:: Dataset records ::

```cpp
__global__ void __launch_bounds__(1024) k_remove_box_commit(DevParams P, int nrec, int ntiles, const int *__restrict__ prefix,
                                                            const int *__restrict__ tile_live, QueueInfo *qinfo, int2 *__restrict__ ins,
                                                            psamd_remove_result *own, psamd_remove_result *out)
{
    __shared__ unsigned long long s_sum[6];
    const int tid = (int)threadIdx.x;
    long long v[6] = {0, 0, 0, 0, 0, 0}, sum[6];
    for (int r = tid; r < nrec; r += 1024) {
        if (!owns_record(P, r)) continue;
        const int rloc = qinfo[r].rloc, seg = qinfo[r].seg_size, rs = slot_index(P, rloc);
        const int R = prefix[rs + seg] - prefix[rs];
        if (R <= 0) continue;
        v[1] += R;
        v[5] += remove_commit_record(qinfo, ins, r, R);
    }
    for (int t = tid; t < ntiles; t += 1024) v[0] += tile_live[t];
    block_sum(v, s_sum, sum);
    if (tid == 0) remove_write_result(sum, own, out);
}

__global__ void __launch_bounds__(SLOT_THREADS) k_remove_box_place(DevParams P, SegLayout S, RemoveBox B, const int *__restrict__ prefix,
                                                                         const QueueInfo *__restrict__ qinfo, const int2 *__restrict__ ins,
                                                                         int *__restrict__ queue, float4 *d_pos4, float4 *d_vel4,
                                                                         float4 *d_acc4, int *d_cell, uint8_t *d_pflags)
{
    const int i = (int)(blockIdx.x * SLOT_THREADS + threadIdx.x);
    bool live;
    if (!remove_box_selected(P, B, i, d_cell, d_pos4, live)) return;
    const int id = slot_of_index(P, i), r = segment_record_of_slot(S, id);
    const int k = prefix[i] - prefix[slot_index(P, qinfo[r].rloc)];
    remove_reset(i, d_pos4, d_vel4, d_acc4, d_cell, d_pflags);
    (void)remove_insert(P, qinfo, ins, queue, r, k, id);
}

hipError_t launch_remove_ids(hipStream_t st, const DevParams &P, const SegLayout &S, const DeviceState &d, int nrec, const RemoveArgs &a,
                             const RemoveScratch &s)
{
    const int64_t tiles = (a.max_count + ENTRY_TILE - 1) / ENTRY_TILE;
    const unsigned blocks = (unsigned)((a.max_count + 255) / 256);
    k_remove_claim<<<blocks, 256, 0, st>>>(P, a.max_count, a.count_dev, a.ids, d.cell, s.claim);
    PS_LAUNCH_CHECK();
    if (nrec <= SPLIT_LDS_RECORDS)
        k_remove_rank<true><<<(unsigned)tiles, SPLIT_THREADS, (size_t)nrec * sizeof(int), st>>>(P, S, nrec, a.max_count, a.count_dev, a.ids, d.cell,
                                                                                              s.claim, s.e.ent, s.e.tcount, s.e.tile_out);
    else
        k_remove_rank<false><<<(unsigned)tiles, SPLIT_THREADS, 0, st>>>(P, S, nrec, a.max_count, a.count_dev, a.ids, d.cell, s.claim, s.e.ent,
                                                                      s.e.tcount, s.e.tile_out);
    PS_LAUNCH_CHECK();
    k_remove_commit<<<1, 1024, 0, st>>>(nrec, a.max_count, a.count_dev, s.e.tcount, s.e.tile_out, d.qinfo, s.ins, s.own, a.result);
    PS_LAUNCH_CHECK();
    k_remove_place<<<blocks, 256, 0, st>>>(P, nrec, a.max_count, a.count_dev, a.ids, s.e.ent, s.e.tcount, d.qinfo, s.ins, d.queue, s.claim,
                                           a.outcome, d.pos4, d.vel4, d.acc4, d.cell, d.pflags);
    PS_LAUNCH_CHECK();
    return hipSuccess;
}

hipError_t launch_remove_box(hipStream_t st, const DevParams &P, const SegLayout &S, const DeviceState &d, int nrec, const float lo[3],
                             const float hi[3], bool outside, psamd_remove_result *result, const RemoveScratch &s)
{
    const int ntiles = slot_tiles(P.slots_total);
    RemoveBox B;
    for (int k = 0; k < 3; k++) { B.lo[k] = lo[k]; B.hi[k] = hi[k]; }
    B.outside = outside ? 1 : 0;
    if (ntiles > 0) {
        k_remove_box_count<<<ntiles, SLOT_THREADS, 0, st>>>(P, B, d.cell, d.pos4, s.tile_sel, s.tile_live);
        PS_LAUNCH_CHECK();
        k_remove_box_prefix<<<ntiles, SLOT_THREADS, 0, st>>>(P, B, ntiles, d.cell, d.pos4, s.tile_sel, s.prefix);
        PS_LAUNCH_CHECK();
    }
    k_remove_box_commit<<<1, 1024, 0, st>>>(P, ntiles > 0 ? nrec : 0, ntiles, s.prefix, s.tile_live, d.qinfo, s.ins, s.own, result);
    PS_LAUNCH_CHECK();
    if (ntiles > 0) {
        k_remove_box_place<<<ntiles * SLOT_ITEMS, SLOT_THREADS, 0, st>>>(P, S, B, s.prefix, d.qinfo, s.ins, d.queue,
                                                                                                      d.pos4, d.vel4, d.acc4, d.cell, d.pflags);
        PS_LAUNCH_CHECK();
    }
    return hipSuccess;
}

}
```

Measured before the change: 476.5 million.

## Add per-slot liveness bitmap to skip dead slots in hist, scatter, apply, restore

Adds a device bitmask with one bit per particle slot, kept in sync wherever a slot's cell is set or cleared (unpack, place, apply, sort, move commit, remove). The hist, scatter and apply kernels read cells through this bitmap, and hist and scatter return early when a whole workgroup has no live slots, so reads of the full cell array over dead slots are avoided. Restore uses the saved bitmap to skip slots that were dead both then and now. The cost is bitmap maintenance with atomics or extra stores on every lifecycle change, plus a risk of the bits drifting out of sync with the cell array.

```diff
diff --git a/include/psamd.h b/include/psamd.h
--- a/include/psamd.h
+++ b/include/psamd.h
@@ -291,6 +291,7 @@
 int psamd_live_count(psamd_ctx *ctx, int64_t *out);
 int psamd_device_view_get(psamd_ctx *ctx, psamd_device_view *out);
 int psamd_debug_wave_trace(psamd_ctx *ctx, uint64_t *out, int64_t n_words);
+int psamd_debug_download_liveness(psamd_ctx *ctx, uint32_t *out, int64_t n_words);
 
 int psamd_selftest_math(psamd_ctx *ctx, uint32_t lo_bits, uint32_t hi_bits, uint64_t out24[24]);
 #define PSAMD_NUM_TIMERS 9
diff --git a/particlesystem_amd/__init__.py b/particlesystem_amd/__init__.py
--- a/particlesystem_amd/__init__.py
+++ b/particlesystem_amd/__init__.py
@@ -245,6 +245,7 @@
     ("psamd_live_count", C.c_int, [_vp, C.POINTER(_i64)]),
     ("psamd_device_view_get", C.c_int, [_vp, C.POINTER(DeviceView)]),
     ("psamd_debug_wave_trace", C.c_int, [_vp, _vp, _i64]),
+    ("psamd_debug_download_liveness", C.c_int, [_vp, _vp, _i64]),
     ("psamd_selftest_math", C.c_int, [_vp, C.c_uint32, C.c_uint32, C.POINTER(C.c_uint64)]),
     ("psamd_set_graphs", C.c_int, [_vp, C.c_int]),
     ("psamd_get_graph_stats", C.c_int, [_vp, C.POINTER(_i64), C.POINTER(_i64)]),
@@ -721,6 +722,12 @@
         self._ck(self.lib.psamd_debug_wave_trace(self.h, _ptr(out), n))
         return out.reshape(-1, 3)
 
+    def liveness_bits(self):
+        n = self.owned_slots()
+        words = np.zeros((n + 31) // 32, np.uint32)
+        self._ck(self.lib.psamd_debug_download_liveness(self.h, _ptr(words), len(words)))
+        return np.unpackbits(words.view(np.uint8), bitorder="little")[:n].astype(bool)
+
     def selftest_math(self, lo_bits, hi_bits):
         out = (C.c_uint64 * 24)()
         self._ck(self.lib.psamd_selftest_math(self.h, lo_bits, hi_bits, out))
diff --git a/particlesystem_amd/csrc/apply.hip b/particlesystem_amd/csrc/apply.hip
--- a/particlesystem_amd/csrc/apply.hip
+++ b/particlesystem_amd/csrc/apply.hip
@@ -10,7 +10,7 @@
 __global__ __launch_bounds__(1024) void k_apply(DevParams P, SegLayout S, const StepState *__restrict__ stp,
                                                 const uint8_t *__restrict__ flag_slot,
                                                 float4 *pos4, float4 *vel4, float4 *acc4,
-                                                int *cell_arr, uint8_t *pflags,
+                                                int *cell_arr, unsigned *live_bits, uint8_t *pflags,
                                                 const CellInfo *__restrict__ celltab,
                                                 uint64_t *op_keys, int *op_args, int ops_cap,
                                                 MoveRec *moves, int moves_cap,
@@ -29,9 +29,8 @@
 #pragma unroll
     for (int it = 0; it < ITEMS; it++) {
         const int si = (blockIdx.x * ITEMS + it) * 1024 + (int)threadIdx.x;
-        int oc = -1;
-        if (si < P.slots_total) oc = cell_arr[si];
-        if (oc <= -2) { cell_arr[si] = -1; oc = -1; }
+        int oc = live_cell(P, live_bits, cell_arr, si);
+        if (oc <= -2) { cell_arr[si] = -1; live_clear(live_bits, si); oc = -1; }
         bool act = oc >= 0 && oc < P.num_cells_global;
         if (chunk_over && act && chunk_count[celltab[oc].chunk] > P.max_per_chunk && chunk_skip[si]) act = false;
         old_cells[it] = act ? oc : -1;
@@ -64,6 +63,7 @@
     if (killed) {
         died_of_age = v.w > P.life_thr;
         cell_arr[si] = -1; pflags[si] = 0;
+        live_clear(live_bits, si);
         pos4[si] = make_float4(0.f, 0.f, 0.f, 0.f);
         vel4[si] = make_float4(0.f, 0.f, 0.f, 0.f);
         acc4[si] = make_float4(0.f, 0.f, 0.f, 0.f);
@@ -239,7 +239,7 @@
 hipError_t launch_apply(hipStream_t st, const DevParams &P, const SegLayout &S, const DeviceState &d)
 {
     if (P.slots_total <= 0) return hipSuccess;
-    k_apply<<<(P.slots_total + 1023) / 1024, 1024, 0, st>>>(P, S, d.st, d.flag_slot, d.pos4, d.vel4, d.acc4, d.cell, d.pflags, d.celltab,
+    k_apply<<<(P.slots_total + 1023) / 1024, 1024, 0, st>>>(P, S, d.st, d.flag_slot, d.pos4, d.vel4, d.acc4, d.cell, d.live_bits, d.pflags, d.celltab,
                                                         d.op_keys, d.op_args, d.ops_cap, d.moves, d.moves_cap,
                                                         Outboxes{{d.xfer_out[0], d.xfer_out[1], d.xfer_out[2], d.xfer_out[3], d.xfer_out[4]}},
                                                         d.chunk_count, d.chunk_skip, d.fs, d.ctr);
diff --git a/particlesystem_amd/csrc/create.hip b/particlesystem_amd/csrc/create.hip
--- a/particlesystem_amd/csrc/create.hip
+++ b/particlesystem_amd/csrc/create.hip
@@ -277,6 +277,7 @@
     PS_HIP(c, dev_alloc(c, &c->rem.own, 1));
     PS_HIP(c, hipMemsetAsync(c->rem.own, 0, sizeof(psamd_remove_result), c->stream));
     PS_HIP(c, dev_alloc(c, &d.trace, 3 * (LC * P.slices + 4)));
+    PS_HIP(c, dev_alloc(c, &d.live_bits, live_words(P.slots_total)));
     PS_HIP(c, hipMemsetAsync(d.trace, 0, 3 * (LC * P.slices + 4) * sizeof(unsigned long long), c->stream));
     return PSAMD_OK;
 }
@@ -399,6 +400,7 @@
     PS_HIP(c, hipMemsetAsync(d.cell_count, 0, c->frame_ints * sizeof(int), c->stream));
     PS_HIP(c, hipMemsetAsync(d.cell_start, 0, (LC + 1) * sizeof(int), c->stream));
     PS_HIP(c, launch_fill_int(c->stream, d.cell, -1, C));
+    PS_HIP(c, hipMemsetAsync(d.live_bits, 0, live_words(P.slots_total) * sizeof(unsigned), c->stream));
     PS_HIP(c, launch_fill_int(c->stream, c->rem.claim, INT32_MAX, C));
     PS_HIP(c, launch_init_tdata(c->stream, P, d));
     g.initial_queues(c->h_qinfo, c->h_queue);
diff --git a/particlesystem_amd/csrc/grid.hip b/particlesystem_amd/csrc/grid.hip
--- a/particlesystem_amd/csrc/grid.hip
+++ b/particlesystem_amd/csrc/grid.hip
@@ -3,7 +3,7 @@
 namespace psamd {
 
 __global__ void k_unpack_aos(DevParams P, const uint32_t *__restrict__ aos, int first, int count, float half_box,
-                             float4 *pos4, float4 *vel4, float4 *acc4, int *cell, uint8_t *pflags,
+                             float4 *pos4, float4 *vel4, float4 *acc4, int *cell, unsigned *live_bits, uint8_t *pflags,
                              FrameScalars *fs)
 {
     const int i = blockIdx.x * blockDim.x + threadIdx.x;
@@ -32,6 +32,7 @@
         if (bad) atomicOr(&fs->error, ERR_BAD_POS);
     }
     cell[si] = (int)r[1];
+    if ((int)r[1] < 0) live_clear(live_bits, si); else live_set(live_bits, si);
     if ((int)r[1] < 0) {
         pflags[si] = 0;
         pos4[si] = vel4[si] = acc4[si] = make_float4(0.f, 0.f, 0.f, 0.f);
@@ -69,7 +70,7 @@
 __global__ void k_place(DevParams P, int n, const int *__restrict__ ids, const float4 *__restrict__ p,
                         const float4 *__restrict__ v, const float4 *__restrict__ a,
                         const int *__restrict__ cells, float4 *pos4, float4 *vel4, float4 *acc4,
-                        int *cell, uint8_t *pflags)
+                        int *cell, unsigned *live_bits, uint8_t *pflags)
 {
     const int i = blockIdx.x * blockDim.x + threadIdx.x;
     if (i >= n) return;
@@ -77,34 +78,36 @@
     if (si < 0) return;
     pos4[si] = p[i]; vel4[si] = v[i]; acc4[si] = a[i];
     cell[si] = cells[i]; pflags[si] = 0;
-}
-
-__global__ void k_restore(int n, const float4 *__restrict__ s_pos, const float4 *__restrict__ s_vel,
-                          const float4 *__restrict__ s_acc, const int *__restrict__ s_cell,
+    if (cells[i] < 0) live_clear(live_bits, si); else live_set(live_bits, si);
+}
+
+__global__ __launch_bounds__(256) void k_restore(int n, const float4 *__restrict__ s_pos, const float4 *__restrict__ s_vel,
+                          const float4 *__restrict__ s_acc, const int *__restrict__ s_cell, const unsigned *__restrict__ s_bits,
                           const uint8_t *__restrict__ s_flags, const int *__restrict__ s_queue,
                           const int *__restrict__ s_qinfo, int qinfo_words, int step, StepState *st,
-                          float4 *pos4, float4 *vel4, float4 *acc4, int *cell, uint8_t *pflags, int *queue, int *qinfo)
+                          float4 *pos4, float4 *vel4, float4 *acc4, int *cell, unsigned *live_bits, uint8_t *pflags, int *queue, int *qinfo)
 {
     const int i = blockIdx.x * blockDim.x + threadIdx.x;
     if (i == 0) { st->step = step; st->pending = 0; }
     if (i < qinfo_words) qinfo[i] = s_qinfo[i];
     if (i >= n) return;
     queue[i] = s_queue[i];
-    const int cs = s_cell[i];
-    if (cs < 0 && cell[i] < 0) return;
+    const unsigned then = s_bits[i >> 5], now = live_bits[i >> 5];
+    if ((i & 31) == 0 && then != now) live_bits[i >> 5] = then;
+    if (!(((then | now) >> (i & 31)) & 1u)) return;
     pos4[i] = s_pos[i]; vel4[i] = s_vel[i]; acc4[i] = s_acc[i];
-    cell[i] = cs; pflags[i] = s_flags[i];
+    cell[i] = s_cell[i]; pflags[i] = s_flags[i];
 }
 
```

:::

Required work – Every line in the data above that contains the word "hipMemsetAsync" should be copied.

Exercise output –
     PS_HIP(c, hipMemsetAsync(c->rem.own, 0, sizeof(psamd_remove_result), c->stream));
     PS_HIP(c, hipMemsetAsync(d.trace, 0, 3 * (LC * P.slices + 4) * sizeof(unsigned long long), c->stream));
     PS_HIP(c, hipMemsetAsync(d.cell_count, 0, c->frame_ints * sizeof(int), c->stream));
     PS_HIP(c, hipMemsetAsync(d.cell_start, 0, (LC + 1) * sizeof(int), c->stream));
+    PS_HIP(c, hipMemsetAsync(d.live_bits, 0, live_words(P.slots_total) * sizeof(unsigned), c->stream));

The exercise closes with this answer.